■ **TASK**
A single number is the expected answer: the count of lines in the records below that contain "embedding".

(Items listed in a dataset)
Content starts

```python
STATUS = {
    "joint_logits": "HIP", "rnnt_loss": "HIP", "layer_norm": "HIP", "bias_act_dropout": "HIP", "dropout_add": "HIP",
    "convmod_core": "HIP",
    "frontend_c1": "HIP", "frontend_im2col/col2im": "HIP (fp32 / other channel counts)",
    "frontend block 1 (bf16)": "HIP (frontend_block.hip: convolutions and filter gradients on MFMA)",
    "frontend block 2 (bf16, C_out = 128)": "HIP implicit GEMMs (conv_s2_fwd / conv_s2_wgrad / conv_s2_dgrad)",
    "matmul(bf16)": "HIP (gemm_bf16: fwd, dgrad, wgrad-into-arena)", "matmul(fp32 parity mode)": "HIP (gemm_f32: fp32 matrix cores; fwd, dgrad, wgrad)", "lstm(bf16 training)": "HIP persistent whole-sequence kernels (per-step kernels for other H)", "lstm(decoding / fp32 parity)": "HIP (lstm_f32: exact fp32, optional initial state)",
    "attention(fp32 parity, cross_attention injection)": "HIP (attention_f32: exact fp32)", "joint(fp32 parity)": "HIP (joint_f32)",
    "joint(32 < V <= 1024: subword vocabularies)": "HIP (joint_wide.hip: vocabulary tiles inside the kernels; bf16-rounded h / W / dlogits with bf16 OR fp32 activations - "
                                                   "an exact-fp32 wide joint is not built: compute_dtype fp32 with V > 32 runs these kernels with fp32 storage)",
    "joint + loss without logits (joint_logits: lazy, 32 < V <= 1024)": "HIP (joint_wide.hip: joint_wide_lp / joint_wide_lazy_x / joint_wide_lazy_w; V <= 32 materialises)",
    "greedy search (V <= 1024, embedding <= 1024 columns)": "HIP (search.hip: greedy_decode_kernel for V <= 63 / E <= 64, greedy_decode_wide_kernel above)",
    "beam search / LM fusion with V > 63 or an embedding past 64 columns (V, E <= 1024, beam_size <= 64)":
        "HIP (search.hip: beam_search_wide_kernel, workgroup-wide log-softmax and top-k; offline, streams, timestamps and LM fusion)",
    "injection sum / prod": "HIP (inject)", "mix_sources": "HIP (dataio.hip)", "fbank": "HIP", "sentence_norm": "HIP", "fbank_frames": "HIP", "running_norm": "HIP (features_stream.hip)",
    "fbank_frames_slots": "HIP (features.hip: the fbank frame body over per-slot sample rings)", "audio_ring_append": "HIP (features_stream.hip)",
# ... 1567 lines not shown
        C.require_gpu(x)
        xc = x.contiguous()
        B, T, Fq = xc.shape
        Co = w1.shape[0]
        f = lambda t: _f32(t).contiguous()
        y1 = torch.empty(B, _out_len(T), _out_len(Fq), Co, dtype=xc.dtype, device=xc.device)
        y2 = torch.empty_like(y1)
        with prof.region("frontend_c1_fwd"):
            C.check(C.lib().tsasr_frontend_c1_fwd(C.ptr(xc), C.ptr(f(w1)), C.ptr(f(b1)), C.ptr(f(w2)), C.ptr(f(b2)), C.ptr(y1), C.ptr(y2),
                                                  B, T, Fq, Co, int(causal), C.io_dtype(xc), C.stream_ptr()), "tsasr_frontend_c1_fwd")
        ctx.save_for_backward(xc)
        ctx.cfg = (bool(causal), Co, (w1, b1, w2, b2))
        return y1, y2

    @staticmethod
    def backward(ctx, dy1, dy2):
        (xc,) = ctx.saved_tensors
        causal, Co, prm = ctx.cfg
        B, T, Fq = xc.shape
        dpar = torch.empty(Co * 12, dtype=torch.float32, device=xc.device)
        _keep(dpar)
        ws = _ws(C.lib().tsasr_frontend_c1_bwd_workspace_bytes(Co), xc.device)
        with prof.region("frontend_c1_bwd"):
            C.check(C.lib().tsasr_frontend_c1_bwd(C.ptr(xc), C.ptr(dy1.contiguous()), C.ptr(dy2.contiguous()), C.ptr(dpar), B, T, Fq, Co,
                                                  int(causal), C.io_dtype(xc), C.ptr(ws), ws.numel(), C.stream_ptr()), "tsasr_frontend_c1_bwd")
        return (None, _pgrad(prm[0], dpar[:Co * 9]), _pgrad(prm[1], dpar[Co * 9:Co * 10]), _pgrad(prm[2], dpar[Co * 10:Co * 11]),
                _pgrad(prm[3], dpar[Co * 11:]), None)


CONV_IMPLICIT = os.environ.get("TSASR_CONV_IMPLICIT", "1") != "0"


CONV_DGRAD_IMPLICIT = os.environ.get("TSASR_CONV_DGRAD", "1") != "0"
_CONV_DGRAD_PLANS = {}


def _conv_dgrad_plan(B, T, Fq, causal, device):
    key = (B, T, Fq, bool(causal), str(device))
    if key not in _CONV_DGRAD_PLANS:
        if torch.cuda.is_current_stream_capturing():
            raise RuntimeError("front-end data-gradient plan requested for a new shape during graph capture: run one eager step of this shape first")
        n = C.lib().tsasr_conv3x3s2_dgrad_plan_bytes(B, T, Fq, int(causal))
        if n == 0:
            _CONV_DGRAD_PLANS[key] = None
        else:
            host = torch.empty(n // 4, dtype=torch.int32)
            C.check(C.lib().tsasr_conv3x3s2_dgrad_plan(B, T, Fq, int(causal), host.data_ptr(), n), "tsasr_conv3x3s2_dgrad_plan")
            _CONV_DGRAD_PLANS[key] = host.to(device)
    return _CONV_DGRAD_PLANS[key]


def _pgrad_view(dwm, Co, Ci, dtype):
    return dwm.view(Co, 3, 3, Ci).permute(0, 3, 2, 1).to(dtype)


def _pgrad_view2(dw2f, shape, dtype):
    return dw2f.view(shape).to(dtype)


class _FrontendConvFn(torch.autograd.Function):

    @staticmethod
    def forward(ctx, x, w1, b1, w2, b2, causal):
        C.require_gpu(x)
        xc = x.contiguous()
        B, T, Fq, Ci = xc.shape
# ... 26 lines not shown
        elif xc.dtype == torch.float32 and _F32_HIP_GEMM:
            y1 = (gemm_f32(A, wm, P, Co, 9 * Ci, 9 * Ci, 9 * Ci, 0, 0) + b1.float()).view(B, To, Fo, Co)
            y2 = (gemm_f32(A[:, centre * Ci:], w2m, P, Co, Ci, 9 * Ci, Ci, 0, 0) + b2.float()).view(B, To, Fo, Co)
        else:
            lib_fallback("frontend conv block 2", f"{xc.dtype}, fp32 HIP GEMM off")
            Ac = A.view(P, 9, Ci)[:, centre, :]
            y1 = F.linear(A, wm, b1.to(xc.dtype)).view(B, To, Fo, Co)
            y2 = F.linear(Ac, w2m, b2.to(xc.dtype)).view(B, To, Fo, Co)
        ctx.implicit = False
        ctx.save_for_backward(A, wm, w2m)
        ctx.cfg = (bool(causal), (B, T, Fq, Ci), Co, centre, w1.dtype, b1.dtype, w2.dtype, b2.dtype, w2.shape, hip)
        ctx.biases = (b1, b2)
        return y1, y2

    @staticmethod
    def backward(ctx, dy1, dy2):
        A, wm, w2m = ctx.saved_tensors
        causal, (B, T, Fq, Ci), Co, centre, dw1t, db1t, dw2t, db2t, w2shape, hip = ctx.cfg
        P = B * _out_len(T) * _out_len(Fq)
        g1, g2 = dy1.reshape(P, Co).contiguous(), dy2.reshape(P, Co).contiguous()
        if ctx.implicit:
            xc = A
            dwm = torch.empty(Co, Ci, 3, 3, dtype=torch.float32, device=xc.device)
            dw2f = torch.empty(Co, Ci, dtype=torch.float32, device=xc.device)
            ws = _ws(C.lib().tsasr_conv3x3s2_wgrad_workspace_bytes(B, T, Fq, Ci), xc.device)
            with prof.region("conv3x3s2_wgrad", 2.0 * P * Co * 10 * Ci):
                C.check(C.lib().tsasr_conv3x3s2_wgrad_filters(C.ptr(g1), C.ptr(g2), C.ptr(xc), C.ptr(dwm), C.ptr(dw2f), B, T, Fq, Ci, Co, int(causal),
                                                              C.ptr(ws), ws.numel(), C.stream_ptr()), "tsasr_conv3x3s2_wgrad_filters")
            db1, db2 = _pgrad(ctx.biases[0], colsum(g1)), _pgrad(ctx.biases[1], colsum(g2))
            dx = torch.empty(B, T, Fq, Ci, dtype=xc.dtype, device=xc.device)
            plan = _conv_dgrad_plan(B, T, Fq, causal, xc.device) if CONV_DGRAD_IMPLICIT else None
            if plan is not None:
                with prof.region("conv3x3s2_dgrad", 2.0 * P * Co * 10 * Ci):
                    C.check(C.lib().tsasr_conv3x3s2_dgrad(C.ptr(g1), C.ptr(g2), C.ptr(wm), C.ptr(w2m), C.ptr(dx), B, T, Fq, Ci, Co, int(causal),
                                                          C.ptr(plan), plan.numel() * 4, C.stream_ptr()), "tsasr_conv3x3s2_dgrad")
            else:
                dA = gemm_bf16(g1, wm, P, 9 * Ci, Co, Co, 9 * Ci, 0, 1)
                dR = gemm_bf16(g2, w2m, P, Ci, Co, Co, Ci, 0, 1)
                with prof.region("frontend_col2im"):
                    C.check(C.lib().tsasr_frontend_col2im(C.ptr(dA), C.ptr(dR), C.ptr(dx), B, T, Fq, Ci, int(causal), C.io_dtype(xc), C.stream_ptr()),
                            "tsasr_frontend_col2im")
            return dx, _pgrad(ctx.weights[0], dwm.to(dw1t)), db1, _pgrad(ctx.weights[1], dw2f.to(dw2t)), db2, None
        if hip:
            dwm = gemm_bf16(g1, A, Co, 9 * Ci, P, Co, 9 * Ci, 1, 1, out_dtype=torch.float32)
            dw2 = gemm_bf16(g2, A[:, centre * Ci:], Co, Ci, P, Co, 9 * Ci, 1, 1, out_dtype=torch.float32).view(w2shape).to(dw2t)
            dA = gemm_bf16(g1, wm, P, 9 * Ci, Co, Co, 9 * Ci, 0, 1)
            dR = gemm_bf16(g2, w2m, P, Ci, Co, Co, Ci, 0, 1)
        elif A.dtype == torch.float32 and _F32_HIP_GEMM:
            dwm = gemm_f32(g1, A, Co, 9 * Ci, P, Co, 9 * Ci, 1, 1)
            dw2 = gemm_f32(g2, A[:, centre * Ci:], Co, Ci, P, Co, 9 * Ci, 1, 1).view(w2shape).to(dw2t)
            dA = gemm_f32(g1, wm, P, 9 * Ci, Co, Co, 9 * Ci, 0, 1)
            dR = gemm_f32(g2, w2m, P, Ci, Co, Co, Ci, 0, 1)
        else:
            dwm = g1.t() @ A
            dw2 = (g2.t() @ A.view(P, 9, Ci)[:, centre, :]).view(w2shape).to(dw2t)
            dA = g1 @ wm
            dR = g2 @ w2m
        dw1 = dwm.view(Co, 3, 3, Ci).permute(0, 3, 2, 1).to(dw1t)
        if hip:
            db1, db2 = _pgrad(ctx.biases[0], colsum(g1)), _pgrad(ctx.biases[1], colsum(g2))
        else:
            db1, db2 = g1.sum(0, dtype=torch.float32).to(db1t), g2.sum(0, dtype=torch.float32).to(db2t)
        dx = torch.empty(B, T, Fq, Ci, dtype=A.dtype, device=A.device)
        with prof.region("frontend_col2im"):
            C.check(C.lib().tsasr_frontend_col2im(C.ptr(dA), C.ptr(dR), C.ptr(dx), B, T, Fq, Ci, int(causal), C.io_dtype(A), C.stream_ptr()),
                    "tsasr_frontend_col2im")
        return dx, dw1, db1, dw2, db2, None

# ... 766 lines not shown
```

Measured before the change: 3.270 million frames/s.

## Add persistent warp-specialized conv3x3s2 dgrad kernel with producer DMA waves

Adds a persistent version of the stride-2 conv data-gradient kernel. Four producer waves stream A/B tiles into a 3-stage LDS ring via global_load_lds, while eight consumer waves run MFMA and write dx through an LDS staging buffer. The grid is capped at the CU count and walks the plan's tile list, and BN=128 lets each tile cover both Ci halves. The host-side plan rebuild on every call is also replaced by a small cached shape table. This is meant to cut launch/tail overhead and hide load latency in the front-end backward, at the cost of a single WG per CU and more complex barrier-count coupling between the two wave groups.

```diff
diff --git a/include/tsasr_hip.h b/include/tsasr_hip.h
--- a/include/tsasr_hip.h
+++ b/include/tsasr_hip.h
@@ -133,6 +133,9 @@
 int tsasr_conv3x3s2_dgrad_plan(int B, int T, int F, int causal, void *plan_host, size_t plan_bytes);
 int tsasr_conv3x3s2_dgrad(const void *dy1, const void *dy2, const void *Wm, const void *W2, void *dx, int B, int T, int F, int Ci, int Co, int causal,
                           const void *plan_dev, size_t plan_bytes, void *stream);
+int tsasr_conv3x3s2_dgrad_impl(const void *dy1, const void *dy2, const void *Wm, const void *W2, void *dx, int B, int T, int F, int Ci, int Co,
+                               int causal, const void *plan_dev, size_t plan_bytes, int impl, void *stream);
+void tsasr_conv3x3s2_dgrad_next_wgs(int wgs);
 int tsasr_frontend_out_len(int n);
 int tsasr_frontend_c1_fwd(const void *x, const float *w1, const float *b1, const float *w2, const float *b2, void *y1, void *y2,
                           int B, int T, int F, int C, int causal, int io_dtype, void *stream);
diff --git a/ts-asr_amd/_capi.py b/ts-asr_amd/_capi.py
--- a/ts-asr_amd/_capi.py
+++ b/ts-asr_amd/_capi.py
@@ -79,6 +79,8 @@
     "tsasr_conv3x3s2_dgrad_plan_bytes": (c_size_t, [c_int] * 4),
     "tsasr_conv3x3s2_dgrad_plan": (c_int, [c_int] * 4 + [c_void_p, c_size_t]),
     "tsasr_conv3x3s2_dgrad": (c_int, [c_void_p] * 5 + [c_int] * 6 + [c_void_p, c_size_t, c_void_p]),
+    "tsasr_conv3x3s2_dgrad_impl": (c_int, [c_void_p] * 5 + [c_int] * 6 + [c_void_p, c_size_t, c_int, c_void_p]),
+    "tsasr_conv3x3s2_dgrad_next_wgs": (None, [c_int]),
     "tsasr_frontend_im2col": (c_int, [c_void_p] * 2 + [c_int] * 6 + [c_void_p]),
     "tsasr_frontend_col2im": (c_int, [c_void_p] * 3 + [c_int] * 6 + [c_void_p]),
     "tsasr_frontend_block_supported": (c_int, [c_int, c_int]),
diff --git a/ts-asr_amd/csrc/gemm.hip b/ts-asr_amd/csrc/gemm.hip
--- a/ts-asr_amd/csrc/gemm.hip
+++ b/ts-asr_amd/csrc/gemm.hip
@@ -2,6 +2,7 @@
 #include <string.h>
 
 #include <algorithm>
+#include <mutex>
 #include <utility>
 #include <vector>
 
@@ -1113,6 +1114,180 @@
     }
 }
 
+typedef const __attribute__((address_space(4))) int *conv_plan_ptr;
+typedef const __attribute__((address_space(4))) ConvDgradClass *conv_class_ptr;
+
+struct ConvDgradWalk {
+    conv_plan_ptr order;
+    int slots, G, e, cls, tile, pe, pcls, ptile;
+    __device__ __forceinline__ void request_next() {
+        pe = e + G;
+        pcls = -1; ptile = 0;
+        if (pe < slots) { pcls = order[2 * pe]; ptile = order[2 * pe + 1]; }
+    }
+    __device__ __forceinline__ void skip_padding() {
+        while (e < slots && cls < 0) {
+            e += G;
+            if (e < slots) { cls = order[2 * e]; tile = order[2 * e + 1]; }
+        }
+        request_next();
+    }
+    __device__ __forceinline__ void start(conv_plan_ptr order_, int slots_, int G_, int w) {
+        order = order_; slots = slots_; G = G_; e = w;
+        cls = -1; tile = 0;
+        if (e < slots) { cls = order[2 * e]; tile = order[2 * e + 1]; }
+        skip_padding();
+    }
+    __device__ __forceinline__ void advance() { e = pe; cls = pcls; tile = ptile; skip_padding(); }
+    __device__ __forceinline__ bool done() const { return e >= slots; }
+};
+
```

Content ends

■ **ANSWER FOR THE TASK**
2